◆ WORK ORDER
Your answer must hold only the lines below from the line containing "template <int NT, int NS>" through the line containing "template <bool W_IS_A>", each reproduced exactly.

◆ LISTED RECORDS
__global__ __launch_bounds__(512) void feat_prenet_x3_kernel(const FeatPrenetArgs a) {
    const int M_feat = a.M_feat, M_pre = a.M_pre;
    const int Ms_feat = (a.live && a.t_prev >= 0) ? min(a.M_feat, a.live[a.t_prev]) : a.M_feat, Ms_pre = a.live ? min(a.M_pre, a.live[a.t_cur]) : a.M_pre;
    if (a.live && a.w0 && blockIdx.x == 0 && threadIdx.x == 0 && a.live[a.t_cur] > a.M_pre) atomicOr(a.status, (unsigned int)FCL_STATUS_ROWS_CAP);
    if ((int)blockIdx.x * (16) >= (a.h1 ? Ms_feat : Ms_pre)) return;
    extern __shared__ __attribute__((aligned(16))) float smem[];
    const int ldU = a.U + 8, ldO = a.O + 8, ldP = a.P + 8;
    u16* A1h = reinterpret_cast<u16*>(smem);
    u16* A1l = A1h + 16 * ldU;
    u16* A2h = A1l + 16 * ldU;
    u16* A2l = A2h + 16 * ldO;
    u16* A3h = A2l + 16 * ldO;
    u16* A3l = A3h + 16 * ldP;
    const int m0 = blockIdx.x * 16;
    const int lane = threadIdx.x & 63, wave = threadIdx.x >> 6, nwaves = blockDim.x >> 6;
    const int r16 = lane & 15, kq = lane >> 4;
    const int col = lane & 15, rq = lane >> 4;
    const unsigned int sbump = a.seed_dev ? *a.seed_dev * 0x9E3779B9u : 0u;
    const unsigned int seed0 = hash_u32(a.seed0 + sbump), seed1 = hash_u32(a.seed1 + sbump);

    const bool has_pre = a.w0 && m0 < M_pre;
    const int ptile = wave, ptile2 = wave + nwaves;
    const int nsU = (a.U + 31) >> 5, nsO = (a.O + 31) >> 5, nsP = (a.P + 31) >> 5, ptmax = ((a.P + 15) >> 4) - 1;
    const size_t lane8 = (size_t)lane * 8;
    auto frag = [&](const u16* base, int tile, int ns) { return base + (size_t)tile * ns * 512 + lane8; };
    float pb0[2] = {0.f, 0.f}, pb1[2] = {0.f, 0.f};
    if (has_pre) {
#pragma unroll
        for (int tt = 0; tt < 2; ++tt) {
            const int nc = min((tt ? ptile2 : ptile) * 16 + col, a.P - 1);
            pb0[tt] = a.b0[nc];
            pb1[tt] = a.b1[nc];
        }
    }
    if (a.h1) {
        f32x4 accv[1];
        load_rowtile_split(A1h, A1l, ldU, a.h1, a.U, a.U, m0, M_feat);
        __syncthreads();
        for (int tile = wave; tile * 16 < a.O; tile += nwaves) {
            const u16* const wh[1] = {frag(a.wf_hi, tile, nsU)};
            const u16* const wl[1] = {frag(a.wf_lo, tile, nsU)};
            const int nc = tile * 16 + col, ncc = min(nc, a.O - 1);
            float f0v[4];
            int fo[4];
#pragma unroll
            for (int r = 0; r < 4; ++r) {
                const int mc = min(m0 + rq * 4 + r, M_feat - 1);
                f0v[r] = a.F0[(size_t)mc * a.O + ncc];
                fo[r] = a.frame_off[mc];
            }
            rowtile_mma_x3<1>(A1h, A1l, ldU, wh, wl, a.U, r16, kq, accv);
#pragma unroll
            for (int r = 0; r < 4; ++r) {
                const int row = rq * 4 + r, m = m0 + row;
                float v = 0.f;
                if (m < Ms_feat && nc < a.O) {
                    v = accv[0][r] + f0v[r];
                    a.before[(size_t)(fo[r] + a.t_prev) * a.O + nc] = v;
                    if (a.before_p) store_p32(a.before_p, (a.O + 31) >> 5, fo[r] + a.t_prev, nc, v);
                }
                if (nc < a.O) split1((a.out_act && m < Ms_feat) ? act_apply(v, a.out_act) : v, A2h[row * ldO + nc], A2l[row * ldO + nc]);
            }
        }
        if (a.before_p && (a.O & 31)) {
            const int padc = 32 - (a.O & 31);
            for (int i = threadIdx.x; i < 16 * padc; i += blockDim.x) {
                const int m = m0 + i / padc;
                if (m < Ms_feat) store_p32(a.before_p, (a.O + 31) >> 5, a.frame_off[m] + a.t_prev, a.O + i % padc, 0.f);
            }
        }
    } else {
        for (int i = threadIdx.x; i < 16 * ldO; i += blockDim.x) { A2h[i] = 0; A2l[i] = 0; }
    }
    if (!has_pre) return;
    lds_barrier();
    if (a.teacher_in) {
        load_rowtile_split(A2h, A2l, ldO, a.teacher_in, a.teacher_ld, a.O, m0, M_pre);
        __syncthreads();
    }
    for (int tile = wave; tile * 16 < a.P; tile += 2 * nwaves) {
        const int tile2 = tile + nwaves;
        const u16* const wh[2] = {frag(a.w0_hi, tile, nsO), frag(a.w0_hi, min(tile2, ptmax), nsO)};
        const u16* const wl[2] = {frag(a.w0_lo, tile, nsO), frag(a.w0_lo, min(tile2, ptmax), nsO)};
        f32x4 accv[2];
        rowtile_mma_x3<2>(A2h, A2l, ldO, wh, wl, a.O, r16, kq, accv);
#pragma unroll
        for (int tt = 0; tt < 2; ++tt) {
            const int nc = (tt ? tile2 : tile) * 16 + col;
            if (nc < a.P) {
                const float bn = tile == ptile ? pb0[tt] : a.b0[nc];
#pragma unroll
                for (int r = 0; r < 4; ++r) {
                    const int row = rq * 4 + r, m = m0 + row;
                    float v = fmaxf(accv[tt][r] + bn, 0.f);
                    if (m < M_pre) v = drop_apply(v, a.drop_mode, a.keep0, a.P, m, nc, a.P, a.keep_scale, a.drop_p, seed0);
                    split1(v, A3h[row * ldP + nc], A3l[row * ldP + nc]);
                }
            }
        }
    }
    lds_barrier();
    for (int tile = wave; tile * 16 < a.P; tile += 2 * nwaves) {
        const int tile2 = tile + nwaves;
        const u16* const wh[2] = {frag(a.w1_hi, tile, nsP), frag(a.w1_hi, min(tile2, ptmax), nsP)};
        const u16* const wl[2] = {frag(a.w1_lo, tile, nsP), frag(a.w1_lo, min(tile2, ptmax), nsP)};
        f32x4 accv[2];
        rowtile_mma_x3<2>(A3h, A3l, ldP, wh, wl, a.P, r16, kq, accv);
#pragma unroll
        for (int tt = 0; tt < 2; ++tt) {
            const int nc = (tt ? tile2 : tile) * 16 + col;
            if (nc < a.P) {
                const float bn = tile == ptile ? pb1[tt] : a.b1[nc];
#pragma unroll
                for (int r = 0; r < 4; ++r) {
                    const int m = m0 + rq * 4 + r;
                    if (m >= Ms_pre) continue;
                    float v = fmaxf(accv[tt][r] + bn, 0.f);
                    v = drop_apply(v, a.drop_mode, a.keep1, a.P, m, nc, a.P, a.keep_scale, a.drop_p, seed1);
                    if (a.pre_out) a.pre_out[(size_t)m * a.P + nc] = v;
                    if (a.pre_out_p) store_p32(a.pre_out_p, (a.P + 31) >> 5, m, nc, v);
                    if (a.tap_prenet) a.tap_prenet[(size_t)(a.frame_off[m] + a.t_cur) * a.P + nc] = v;
                }
            }
        }
    }
}

__device__ __forceinline__ void p32_store4(unsigned short* __restrict__ p, int ld, long long m, int n, uint2 hi, uint2 lo) {
    unsigned short* line = p + ((size_t)m * ld + (n >> 5)) * 64 + (n & 31);
    *reinterpret_cast<uint2*>(line) = hi;
    *reinterpret_cast<uint2*>(line + 32) = lo;
}

struct OpsX3 {
    static constexpr bool kPlanes = true, kUnitsInLane = false;
    static constexpr int PAD = 16, LDS_BYTES = 2 * sizeof(u16);
    struct W {
        const u16 *hi, *lo;
        __device__ __forceinline__ W at(size_t o, size_t o2 = 0) const { return {hi + o + o2, lo + o + o2}; }
    };
    struct Tile {
        u16 *h, *l;
        __device__ __forceinline__ Tile at(int o) const { return {h + o, l + o}; }
        static __device__ __forceinline__ Tile carve(u16*& p, int n) {
            u16* b = p;
            p += 2 * n;
            return {b, b + n};
        }
        template <int N>
        static __device__ __forceinline__ Tile fixed() {
            __shared__ __attribute__((aligned(16))) u16 A_h[N];
            __shared__ __attribute__((aligned(16))) u16 A_lo[N];
            return {A_h, A_lo};
        }
    };
    template <int NT, int NS>
    struct Frag {
        s16x8 hi[NT][NS], lo[NT][NS];
        template <int S0 = 0, int S1 = NS>
        __device__ __forceinline__ void load(const W (&w)[NT]) {
#pragma unroll
            for (int t = 0; t < NT; ++t)
#pragma unroll
                for (int st = S0; st < S1; ++st) {
                    hi[t][st] = *reinterpret_cast<const s16x8*>(w[t].hi + st * 512);
                    lo[t][st] = *reinterpret_cast<const s16x8*>(w[t].lo + st * 512);
                }
        }
        template <bool W_IS_A>
        __device__ __forceinline__ void chain(Tile A, int ldk, int r16, int kq, f32x4 (&out)[NT]) const {
            auto mfma = [](s16x8 w, s16x8 a, f32x4 c) {
                return W_IS_A ? __builtin_amdgcn_mfma_f32_16x16x32_bf16(w, a, c, 0, 0, 0) : __builtin_amdgcn_mfma_f32_16x16x32_bf16(a, w, c, 0, 0, 0);
            };
            f32x4 acc[NT];
#pragma unroll
            for (int t = 0; t < NT; ++t) acc[t] = (f32x4){0.f, 0.f, 0.f, 0.f};
            const u16* ah = A.h + r16 * ldk + kq * 8;
            const u16* al = A.l + r16 * ldk + kq * 8;
#pragma unroll
            for (int st = 0; st < NS; ++st) {
                const s16x8 a_hi = *reinterpret_cast<const s16x8*>(ah + st * 32);
                const s16x8 a_lo = *reinterpret_cast<const s16x8*>(al + st * 32);
#pragma unroll
                for (int t = 0; t < NT; ++t) acc[t] = mfma(hi[t][st], a_lo, acc[t]);
#pragma unroll
                for (int t = 0; t < NT; ++t) acc[t] = mfma(lo[t][st], a_hi, acc[t]);
#pragma unroll
                for (int t = 0; t < NT; ++t) acc[t] = mfma(hi[t][st], a_hi, acc[t]);
            }
#pragma unroll
            for (int t = 0; t < NT; ++t) out[t] = acc[t];
        }
        __device__ __forceinline__ void mma_t(Tile A, int ldk, int r16, int kq, f32x4 (&out)[NT]) const { chain<true>(A, ldk, r16, kq, out); }
        __device__ __forceinline__ void mma_small(Tile A, int ldk, int r16, int kq, f32x4 (&out)[NT]) const { chain<false>(A, ldk, r16, kq, out); }
    };
    static __device__ __forceinline__ u16* dynamic_lds() {
        extern __shared__ __attribute__((aligned(16))) u16 x3_lds[];
        return x3_lds;
    }
    static __device__ __forceinline__ W wf(const FeatPrenetArgs& a) { return {a.wf_hi, a.wf_lo}; }
    static __device__ __forceinline__ W w0(const FeatPrenetArgs& a) { return {a.w0_hi, a.w0_lo}; }
    static __device__ __forceinline__ W w1(const FeatPrenetArgs& a) { return {a.w1_hi, a.w1_lo}; }
    static __device__ __forceinline__ W w(const GemmTerm& t) { return {t.Whi, t.Wlo}; }
    static __device__ __forceinline__ void store4(Tile t, int row, int ld, int col, const f32x4 v) {
        uint2 h, l;
        split4(v, h, l);
        *reinterpret_cast<uint2*>(t.h + row * ld + col) = h;
        *reinterpret_cast<uint2*>(t.l + row * ld + col) = l;
    }
    static __device__ __forceinline__ void store_rows(const RowTile256& r, Tile t, int ld) { r.split_store(t.h, t.l, ld); }
    static __device__ __forceinline__ void zero(Tile t, int n) {
        for (int i = threadIdx.x; i < n / 8; i += 512) {
            reinterpret_cast<uint4*>(t.h)[i] = make_uint4(0, 0, 0, 0);
            reinterpret_cast<uint4*>(t.l)[i] = make_uint4(0, 0, 0, 0);
        }
    }
};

◆ EXERCISE ANSWER
    template <int NT, int NS>
    struct Frag {
        s16x8 hi[NT][NS], lo[NT][NS];
        template <int S0 = 0, int S1 = NS>
        __device__ __forceinline__ void load(const W (&w)[NT]) {
#pragma unroll
            for (int t = 0; t < NT; ++t)
#pragma unroll
                for (int st = S0; st < S1; ++st) {
                    hi[t][st] = *reinterpret_cast<const s16x8*>(w[t].hi + st * 512);
                    lo[t][st] = *reinterpret_cast<const s16x8*>(w[t].lo + st * 512);
                }
        }
        template <bool W_IS_A>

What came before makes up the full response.